天宫四季如春,恰恰是第一次看见雪。惊得拉下了围巾,仰起脸,承接着雪花。冰冷的雪花落在他脸上,立刻消失了踪影,只剩下晶莹的水迹,挂在眼睫上,脸颊上,两鬓间,衬得整张脸更加清透清雅。又伸出手,脱了手套,去接那雪花,神情非常专注,在那一刻,他的脸上那浓浓的稚气好象浅淡了许多许多,显出年青男孩子青涩的俊逸。尚未成长的英俊,却足足地打动祁承远。 

祁承远放下手里的东西,慢慢地走过去,第一次,如抱爱人那样地抱住恰恰。低头去看他的眉眼,细细地一遍一遍地看,然后,很缓地把自己的嘴唇印上去。 

就在那一瞬间,恰恰突然大力地推开他。仿佛受了极大的惊骇。但脸上却不是怕,而是化不开的浓重的哀伤。 

祁承远猛然意识到,就在刚才,他差一点失去他。如果吻上去,他的恰恰,他的小仙子,就要回到天上去了。 

祁承远下意识地上前一步,重新把恰恰抱进怀里,心里擂鼓似的,这一分后怕,吓得他手足俱软。 

恰恰突然拉起他,往玻璃花房跑去。跑到花房前,恰恰把祁承远推进到玻璃门里去,自己站在外面,然后,把自己的嘴唇印在门上。 

隔着清透的玻璃,祁承远也把嘴唇贴上去。慢慢地顺着他的额头吻下来,落到唇上,一路都是冰凉的,渐渐地被他们两的体温捂暖了,热气扑在门上,彼此的面目有一些模糊,恰恰细长的手指贴在门上,祁承远伸手触上去,摸不到,也是凉的。恰恰在门外微笑起来,他有一点害羞,落下睫毛遮住了眼睛,很快,眼睫间便有了湿意。 

祁承远推开门冲出来,用力抱住他,抱得那样紧,恨不得他长进他的身体里似的。 

祁承远说,“恰恰,恰恰,你别走了,别回天宫去。

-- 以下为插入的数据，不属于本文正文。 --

int srn_rowln_fwd(const float* x, const float* m, int64_t m_bs, const float* a, int64_t a_bs, float* y, int B, int T,
                  int C, float eps, void* stream);
int srn_rowln_bwd(const float* x, const float* dy, const float* m, int64_t m_bs, float* dx, float* partial, int B, int T,
                  int C, float eps, void* stream);
int srn_rowln_chunks(int T);
int srn_gn_mish_bwd_partial(const float* h, const float* dy, const float* mean, const float* rstd, const float* gamma,
                            const float* beta, const int32_t* lens, float* partial, int B, int T, int C, int groups,
                            void* stream);
int srn_gn_mish_bwd_apply(const float* h, const float* dy, const float* mean, const float* rstd, const float* gamma,
                          const float* beta, const float* gsum, const int32_t* lens, float* dh, int B, int T, int C,
                          int groups, void* stream);
int srn_gn_chunks(int T);
int srn_gn_stats(const float* partials, float* mean, float* rstd, int B, int T, int C, int groups, float eps,
                 void* stream);
int srn_chunk_colsum(const float* partial, const float* gamma, float* col, float* gsum, int B, int n_chunk, int C,
                     int groups, void* stream);
int srn_colsum(const float* x, float* partial, float* out, int B, int64_t R, int N, int ld, void* stream);
int srn_colsum_chunks(int64_t R);
int srn_softmax_bwd(const float* p, float* dp, int64_t rows, int L, int ld, float scale, void* stream);
int srn_geglu_fwd(const float* hg, float* a, int64_t rows, int inner, void* stream);
int srn_geglu_bwd(const float* hg, const float* da, float* dhg, int64_t rows, int inner, void* stream);
int srn_adamw(float* p, const float* g, float* m, float* v, int64_t n, float lr, float beta1, float beta2, float eps,
              float weight_decay, int step, float grad_scale, void* stream);
int srn_adamw_dyn(float* p, const float* g, float* m, float* v, int64_t n, float beta1, float beta2, float eps,
                  float weight_decay, const float* dyn, void* stream);
int srn_sumsq(const float* g, int64_t n, double* partial, void* stream);
int srn_dot(const float* a, const float* b, int64_t n, double* partial, void* stream);
#define SRN_COPY_LIST_MAX 160
typedef struct SrnCopyList {
  int32_t n;
  int32_t pad_;
  const void* src[SRN_COPY_LIST_MAX];
  int64_t off[SRN_COPY_LIST_MAX];
  int64_t len[SRN_COPY_LIST_MAX];
} SrnCopyList;
int srn_multi_copy(const SrnCopyList* list, float* dst, void* stream);
int srn_sumsq_blocks(int64_t n);
int srn_weight_norm_fwd(const float* v, const float* g, float* w_packed, float* wd, float* inv_norm, int N, int C, int k,
                        void* stream);
int srn_weight_norm_bwd(const float* dw_packed, const float* v, const float* g, const float* inv_norm, float* dv,
                        float* dg, int N, int C, int k, void* stream);

typedef struct SrnWorldParams {
  int32_t n_batch, max_frames;
  int32_t fs, fft_size;
  const double* x; int64_t x_bs; const int32_t* x_len;
  const double* f0; const double* t; int64_t f_bs;
  const int32_t* n_frames;
  const double* twiddle;
  double q1, f0_floor;
  double threshold;
  double unvoiced_db;
  const double* band_window; int32_t band_window_len;
  int32_t n_bands;
  double* out0; int64_t out0_bs; int32_t ld_out0;
  double* out1; int64_t out1_bs; int32_t ld_out1;
} SrnWorldParams;
int srn_world_cheaptrick(const SrnWorldParams* p, void* stream);
int srn_world_d4c(const SrnWorldParams* p, void* stream);
int srn_world_project(const double* in, int64_t rows, int K, int ld_in, const double* mat_t, int n_out, int take_log,
                      double* out, int ld_out, void* stream);
int srn_world_pack_features(const double* a, int na, const double* b, int nb, const double* mean, const double* scale,
                            float* out, int64_t rows, int ld_out, void* stream);
int srn_wave_to_f64(const float* wave, double* out, int64_t n, int pcm16, void* stream);
int srn_f0_match_length(const double* in, int64_t in_bs, const int32_t* n_in, double* out, int64_t out_bs,
                        const int32_t* n_out, int n_batch, int max_out, void* stream);
int srn_cont_f0(const double* f0, int64_t bs, const int32_t* n_frames, double* cf0, float* uv, int32_t* ok,
                int n_batch, void* stream);
typedef struct SrnExcitationParams {
  int32_t n_batch, max_frames, fs, hop;
  const double* f0;
  const double* df_f0;
  int64_t f_bs;
  const int32_t* n_frames;
  double* phase_ws;
  const float* noise;
  float* sine;
  float sine_amp, noise_amp;
  int32_t n_df;
  float* dfs[4];
  int32_t df_upsample[4];
  double dense_factors[4];
} SrnExcitationParams;
int srn_sifigan_excitation(const SrnExcitationParams* p, void* stream);
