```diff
 #undef LVG_D8
 
+__device__ __forceinline__ void ldmatrix_x4_trans(uint32_t (&r)[4], uint32_t saddr)
+{
+    asm volatile("ldmatrix.sync.aligned.m8n8.x4.trans.shared.b16 {%0, %1, %2, %3}, [%4];"
+                 : "=r"(r[0]), "=r"(r[1]), "=r"(r[2]), "=r"(r[3])
+                 : "r"(saddr)
+                 : "memory");
+}
+
 }
 }
```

留下来吧。留下来。” 

恰恰闭上眼,听着沙沙的落雪声,他想,原来,雪不仅看起来美,听起来,也这样美。 

远处,有一道女声在唱着歌,隔着沙沙的声音,显得挺远,但还是听得很清楚。 

她在唱,一辈子,就那么一点好时光。 

恰恰想,他的这一辈子啊,原本会是那样地长,漫长而蒙昧。只是在遇到抱着他的这个人的时候,才显得这样的短,却又是这样的好。 

原本,一辈子,就那么一点好时光啊。 

恰恰点头答,“好!” 

 

 

46 

地府 

薛允诚带回了老君的仙丹。 

可是练离的牙关已经咬紧了。 

薛允诚捏住他的下巴,想撬开他的牙齿,但是不行。 

允诚摸摸练离散在脸旁的头发,轻轻地喊,“练离,练离,你不想我留你了吗?想的话就张开嘴。” 

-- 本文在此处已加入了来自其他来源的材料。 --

struct AsmSwitches {
  bool no_fused_wide;
  bool no_lazy_xunc;
  bool no_farfield;
  bool no_small_gemm;
  bool trace;
  int tail_gi;
// ... 15 lines not shown
  w.no_fused_wide = env_set("NNMPC_NO_FUSED_WIDE"); w.no_lazy_xunc = env_set("NNMPC_NO_LAZY_XUNC"); w.no_farfield = env_set("NNMPC_NO_FARFIELD");
  w.no_small_gemm = env_set("NNMPC_NO_SMALL_GEMM"); w.trace = env_set("NNMPC_TRACE_ROUNDS");
  w.tail_gi = env_set("NNMPC_TAIL_GI") ? 1 : 0; w.use_wg = env_set("NNMPC_NO_WG") ? 0 : 1;
  w.refine = env_int("NNMPC_REFINE", 1); w.early64 = env_int("NNMPC_EARLY64", 4);
  { const char* e = getenv("NNMPC_REFINE_TOL"); w.refine_tol = e ? atof(e) : ASM_REFINE_TOL; }
  w.pred_iters = env_int("NNMPC_PRED_ITERS", -1); w.pred_wide = env_int("NNMPC_PRED_WIDE", -1); w.pred_f64 = env_int("NNMPC_PRED_F64", 0);
  w.pred_factor = env_int("NNMPC_PRED_FACTOR", 3); w.small_grace = env_int("NNMPC_SMALL_GRACE", ASM_SM_GRACE); w.tail_max = env_int("NNMPC_TAIL_MAX", 256);
  return w;
}
const AsmSwitches& asm_switches() {
  static const AsmSwitches w = read_switches();
  return w;
}
bool env_no_small() { return env_set("NNMPC_NO_SMALL"); }
bool env_overlap_off() { return env_int("NNMPC_OVERLAP", 1) == 0; }
long long env_overlap_rows(long long dflt) { const char* e = getenv("NNMPC_OVERLAP_ROWS"); return e ? std::max(0, atoi(e) / 128 * 128) : dflt; }

hipEvent_t ev_mark(nnmpc_qp* h, hipStream_t st) {
  hipEvent_t e = nullptr;
  if (h->res.pool_event(h->ev_used, &e)) { h->ev_failed = true; return nullptr; }
  ++h->ev_used;
  hipEventRecord(e, st);
  return e;
}
enum EvKind { EV_PANEL = 0, EV_DIAG, EV_TRSV, EV_TOTAL, EV_LAMBDA, EV_GEMM, EV_UPDATE, EV_LAMBDA32, EV_LAMBDA64, EV_SIDE, EV_PREDICT, EV_MULT, EV_SENS, EV_SENS_TOTAL, EV_ADJ, EV_ADJ_TOTAL };
struct EvScope {
  nnmpc_qp* h; int kind; double flops; hipEvent_t e0; hipStream_t st;
  EvScope(nnmpc_qp* h_, EvKind kind_, double flops_, hipStream_t st_ = nullptr) : h(h_), kind(kind_), flops(flops_), e0(nullptr), st(st_ ? st_ : h_->stream) {
    if (h->profiling) e0 = ev_mark(h, st);
  }
// ... 290 lines not shown
  if (wide) hipLaunchKernelGGL((asm_predict_k<8, 2>), dim3((nprob + 31) / 32), dim3(64 * PRED_NW), (pred_lds_bytes<8, 2>(h->nu)), s, a, pa);
  else if (nu4) hipLaunchKernelGGL((asm_predict_k<4, 4>), dim3((nprob + 63) / 64), dim3(64 * PRED_NW), (pred_lds_bytes<4, 4>(h->nu)), s, a, pa);
  else hipLaunchKernelGGL((asm_predict_k<4, 2, false>), dim3((nprob + 31) / 32), dim3(64 * PRED_NW), (pred_lds_bytes<4, 2>(h->nu)), s, a, pa);
  return 0;
}

struct WideStat { bool open; int view, far_rp, skip, cols; double far_ksum; };
struct AsmCall {
  nnmpc_qp* h; hipStream_t s; const AsmSwitches* sw;
  int nprob, segp;
  AsmDev a;
  int Wx, winit;
  bool lazy, small, tail_only;
  bool defer_cnt;
  bool overlap_on;
  int vW[2] = {0, 0}, vrows[2] = {0, 0};
  bool tail_ran[2] = {false, false};
  int pend = -1;
  WideStat wst = {false, 0, 0, 0, 0, 0.0}, wnext = wst;
  int fft_prev[2] = {0, 0};
  double pred_flops_per_it = 0.0;
  int kprev = 0;
};
struct PassLaunch { AsmDev ap; int fused_c0; bool inflight; };

void set_view(const nnmpc_qp* h, AsmDev& d, int v) {
  const nnmpc_qp::AsmView& V = h->view[v];
  d.lam = V.lam; d.xh = V.xh; d.xhw = V.xhw; d.T = V.xhw; d.tnorm = V.tnorm; d.tslack = V.tslack; d.lam32 = V.lam32; d.xh32 = V.xh32;
  d.rowprob = V.rowprob; d.kblk = V.kblk; d.counters = V.counters;
}
// ... 22 lines not shown
  a.ffU = a.ffVx = a.ffVl = a.ffcu = nullptr; a.ffk = nullptr; a.ffr = a.ffW = 0;
  a.ff_skip = 0; a.ff_err = 0.0; a.ff_efar = 0.0;
  set_view(h, a, 0);
  a.n = h->n; a.np = h->np; a.nu = h->nu; a.nseg = nprob;
  a.max_active = h->opts.asm_max_active; a.max_rounds = h->opts.asm_max_rounds;
  a.bound_tol = h->opts.bound_tol; a.stat_tol = 1e-8; a.pscale = h->pscale;
  a.e1max = h->asm_e1max; a.e2max = h->asm_e2max; a.x0 = h->x0_64; a.ka = h->ka;
  a.H = h->H64; a.lb = lb_dev; a.ub = ub_dev; a.xunc = h->asm_xunc; a.q64 = h->q64_all;
  a.x = h->asm_x; a.px = h->view[0].xh;
  a.st = h->asm_st; a.guess = guess_dev; a.state = h->asm_state; a.rounds = h->asm_rounds;
  a.biglist = h->asm_biglist; a.binlist = h->asm_binlist; a.idxg = h->asm_idxg; a.mg = h->asm_mg; a.row = h->asm_row; a.tqmax = h->tqmax; a.lrank = h->asm_lrank; a.ctot = h->asm_ctot; a.prec = h->asm_prec; a.redo = h->asm_redo; a.rowk = h->asm_rowk; a.H32 = h->H32; a.alpha = h->asm_alpha; a.ninf_best = h->asm_ninf; a.hi = h->asm_hi; a.nkblk = 2 * (h->seg_max / 64 + 2); a.kref = 0; a.use_f32 = h->opts.asm_f32_rounds >= 0; a.wrows = 0; a.wmark = h->asm_wmark; a.wflag = h->asm_wflag; a.W = h->np; a.scratch = h->asm_scratch; a.work = h->asm_work;
  a.u_out = u_dev; a.ldu = h->ldu; a.nout = h->nout; a.act_out = act_dev; a.status_out = h->asm_status; a.iters_out = it_dev; a.words = h->words;
  a.tail_gi = c.sw->tail_gi; a.use_wg = c.sw->use_wg;
  a.refine = 0; a.refine_later = c.sw->refine && a.use_f32; a.refine_tol = c.sw->refine_tol;
  a.early64 = c.sw->early64;
  a.pred_w = 0; a.pred_f64 = 0;
}

int first_sets(AsmCall& c) {
  nnmpc_qp* h = c.h;
  AsmDev& a = c.a;
  const int nprob = c.nprob;
  {
    const int env_it = c.sw->pred_iters;
    const int iters_req = env_it >= 0 ? (env_it == 0 ? -1 : std::min(env_it, (int)PRED_MAXIT)) : h->opts.asm_predict_iters;
    const int iters = iters_req == 0 ? (int)PRED_MAXIT : iters_req;
    if (iters > 0 && h->pred[0].L > 0.0 && !a.guess && !c.small && !c.tail_only && c.Wx >= PRED_W) {
      int wide = 0;
      if (h->pred[1].L > 0.0 && c.lazy) {
        if (c.sw->pred_wide >= 0) wide = c.sw->pred_wide;
// ... 12 lines not shown
      const int rc = launch_predictor(h, a, nprob, iters_req, wide, &W, &MR, &c.pred_flops_per_it);
      if (rc) return rc;
      a.pred_w = W;
      a.pred_f64 = c.sw->pred_f64;
    }
  }
  hipLaunchKernelGGL(asm_init_k, dim3((c.segp + 3) / 4), dim3(256), 0, c.s, a, c.segp);
  return 0;
}

std::vector<int> fetch_ints(const int* dev, int n) {
  std::vector<int> v(n);
  hipMemcpy(v.data(), dev, n * sizeof(int), hipMemcpyDeviceToHost);
  return v;
}
int trace_small(AsmCall& c) {
  nnmpc_qp* h = c.h;
  const int nprob = c.nprob;
  HIPCHK(stream_sync(c.s));
  const std::vector<int> rd = fetch_ints(h->asm_rounds, nprob), mg = fetch_ints(h->asm_mg, nprob), stt = fetch_ints(h->asm_state, nprob);
  long sum = 0, sm = 0, big = 0, bigit = 0, left = 0; int mx = 0, mm = 0, mxbig = 0, hist[8] = {0};
  for (int i = 0; i < nprob; ++i) {
    sum += rd[i]; mx = std::max(mx, rd[i]); sm += mg[i]; mm = std::max(mm, mg[i]); left += stt[i] == ASM_RUN;
    if (mg[i] > 32) { ++big; bigit += rd[i]; mxbig = std::max(mxbig, rd[i]); }
    hist[std::min(7, rd[i] / 8)]++;
  }
  fprintf(stderr, "asm small: %d problems, iterations mean %.2f max %d, final sets mean %.1f max %d; sets > 32: %ld (iterations mean %.1f max %d); handed on %ld; iterations/8 histogram",
          nprob, (double)sum / nprob, mx, (double)sm / nprob, mm, big, big ? (double)bigit / big : 0.0, mxbig, left);
  for (int b = 0; b < 8; ++b) fprintf(stderr, " %d", hist[b]);
  fprintf(stderr, "\n");
// ... 8 lines not shown
}
void trace_tail_only(AsmCall& c) {
  const int nprob = c.nprob;
  const std::vector<int> rd = fetch_ints(c.h->asm_rounds, nprob), mg = fetch_ints(c.h->asm_mg, nprob);
  long sum = 0, sm = 0; int mx = 0, mm = 0;
  for (int i = 0; i < nprob; ++i) { sum += rd[i]; mx = std::max(mx, rd[i]); sm += mg[i]; mm = std::max(mm, mg[i]); }
  fprintf(stderr, "asm tail only: %d problems, iterations mean %.2f max %d, active bounds mean %.1f max %d\n", nprob, (double)sum / nprob, mx, (double)sm / nprob, mm);
}
void trace_round(int rounds, bool inflight, const int* cnt) {
  fprintf(stderr, "asm round %d%s: fp64 %d f32 %d last-active %d wide-checked %d big %d big32 %d | fp64 classes", rounds, inflight ? " (beside the pass)" : "",
          cnt[ASM_CNT_ROWS64], cnt[ASM_CNT_ROWS32], cnt[ASM_CNT_LAST], cnt[ASM_CNT_WIDE + 1], cnt[ASM_CNT_SLAB], cnt[ASM_CNT_BIG32] + cnt[ASM_CNT_BIG32B]);
  for (int b = 0; b < ASM_NBIN; ++b) fprintf(stderr, " %d", cnt[ASM_CNT_F64 + b]);
  fprintf(stderr, " | f32 classes");
  for (int b = 0; b < ASM_NBIN; ++b) fprintf(stderr, " %d", cnt[ASM_CNT_F32 + b]);
  fprintf(stderr, "\n");
}
void trace_tail(AsmCall& c, int rounds, int nrun) {
  const std::vector<int> rd = fetch_ints(c.h->asm_rounds, c.nprob), bl = fetch_ints(c.h->asm_biglist, nrun);
  long sum = 0; int mx = 0;
  for (int i = 0; i < nrun; ++i) { const int r = rd[bl[i]] - rounds; sum += r; mx = std::max(mx, r); }
  fprintf(stderr, "asm tail after round %d: %d problems, iterations mean %.1f max %d\n", rounds, nrun, (double)sum / nrun, mx);
#ifdef ASM_TAIL_PROF
  unsigned long long tp[8];
  hipMemcpyFromSymbol(tp, HIP_SYMBOL(asm_tail_prof), sizeof tp);
  fprintf(stderr, "  tail clock sums (all workgroups): count/factor/solve %llu, substitutions %llu, x loop %llu, tests %llu, exchange %llu; iterations on the dense factor %llu, on a fresh factorisation %llu\n",
          tp[0], tp[1], tp[2], tp[3], tp[4], tp[5], tp[6]);
  memset(tp, 0, sizeof tp); hipMemcpyToSymbol(HIP_SYMBOL(asm_tail_prof), tp, sizeof tp);
#endif
}

// ... 192 lines not shown
      if (nwg32b) hipLaunchKernelGGL(asm_lambda_wg32b_k, dim3(nwg32b), dim3(512), (asm_wg_lds_bytes<float, ASM_WG_MB8>()), h->stream2, a);
      if (nwg32) hipLaunchKernelGGL(asm_lambda_wg32_k, dim3(nwg32), dim3(256), asm_wg_lds_bytes<float>(), h->stream2, a);
      if (cnt[ASM_CNT_BIG32] && !a.use_wg) hipLaunchKernelGGL(asm_lambda_tile32_k, dim3(std::min(cnt[ASM_CNT_BIG32], 4096)), dim3(512), ASM_TILE32_LDS, h->stream2, a);
      HIPCHK(hipEventRecord(h->ev_join, h->stream2));
    }
    if (side3) {
      HIPCHK(hipStreamWaitEvent(h->stream3, h->ev_fork, 0));
      EvScope e9(h, EV_SIDE, 0.0, h->stream3);
      if (nreg2_wg && a.use_wg) hipLaunchKernelGGL(asm_lambda_wg64s_k, dim3(cnt[ASM_CNT_F64 + 6] + cnt[ASM_CNT_F64 + 7]), dim3(128), asm_wg_lds_bytes<double>(), h->stream3, a);
      else if (nreg2_wg) hipLaunchKernelGGL(asm_lambda_reg2_k, dim3(nreg2_wg), dim3(128), ASM_REG2_LDS, h->stream3, a);
      if (nreg32b_wg) hipLaunchKernelGGL(asm_lambda_reg32b_k, dim3(nreg32b_wg), dim3(256), ASM_REG32B_LDS, h->stream3, a);
      HIPCHK(hipEventRecord(h->ev_join3, h->stream3));
    }
  }
  if (nreg_wg) { EvScope e8(h, EV_LAMBDA64, 0.0); hipLaunchKernelGGL(asm_lambda_reg_k, dim3(nreg_wg), dim3(256), ASM_REG_LDS, s, a); }
  if (nreg32_wg) { EvScope e7(h, EV_LAMBDA32, 0.0); hipLaunchKernelGGL(asm_lambda_reg32_k, dim3(nreg32_wg), dim3(256), ASM_REG32_LDS, s, a); }
  if (side2) HIPCHK(hipStreamWaitEvent(s, h->ev_join, 0));
  if (side3) HIPCHK(hipStreamWaitEvent(s, h->ev_join3, 0));
  if (side4) HIPCHK(hipStreamWaitEvent(s, h->ev_join4, 0));
  return 0;
}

练离的睫毛微微颤动了一下,仿佛经过了极大的努力,他的牙关慢慢松开。 

薛允诚把丹药喂到练离的口中。 

允诚扶摸着练离的面颊,凑上去细看他的眉目,他的容颜在这一个多时辰里居然清减了这么多,因为昏睡,无法看见他清水一般的妙目,也无法听到他利落的嗓音,他的样子乖觉了许多,却没有生气。 

允诚的手心里全是冷汗,象是他所有的担心直到这一刻才一下子从心里蒸腾出来,他低低地说,“睡了这么久,快醒。” 

那个孩子,好象从来没有那么听话过,他缓缓睁开眼,似乎这个动作让他很累,眼睛缓缓地合上了,接着又努力地睁开。 


楼主 梅影弄玉  发布于 2009-03-07 12:19:00 +0800 CST  

允诚的脸上有了笑意,“看清楚,还记不记得我是谁?” 

练离唔咽了一声,一颗很圆润的泪珠很慢很慢地滚了出来。 

允诚用大姆指沾去那滴眼泪,说,“哦,别委屈了。” 

这是他说过的最温柔的语句,带着一点宠溺,当然不是很明显的,但是足以叫练离惊奇,不由得睁大了眼,又微微笑起来,贴着允诚放在他脸庞上的手,小动物一样地蹭了一蹭。 

大家听说练离醒了,都涌了进来,黑君黎是第一个,黝黑的脸上满是愧疚与心痛,俯下身子看着练离说,“下次,不会再让你受一点儿伤了。你这孩子,我皮糙肉厚的,就是伤一下子也不会有事,以后,记得一定要站在我的身后,不许靠前了。” 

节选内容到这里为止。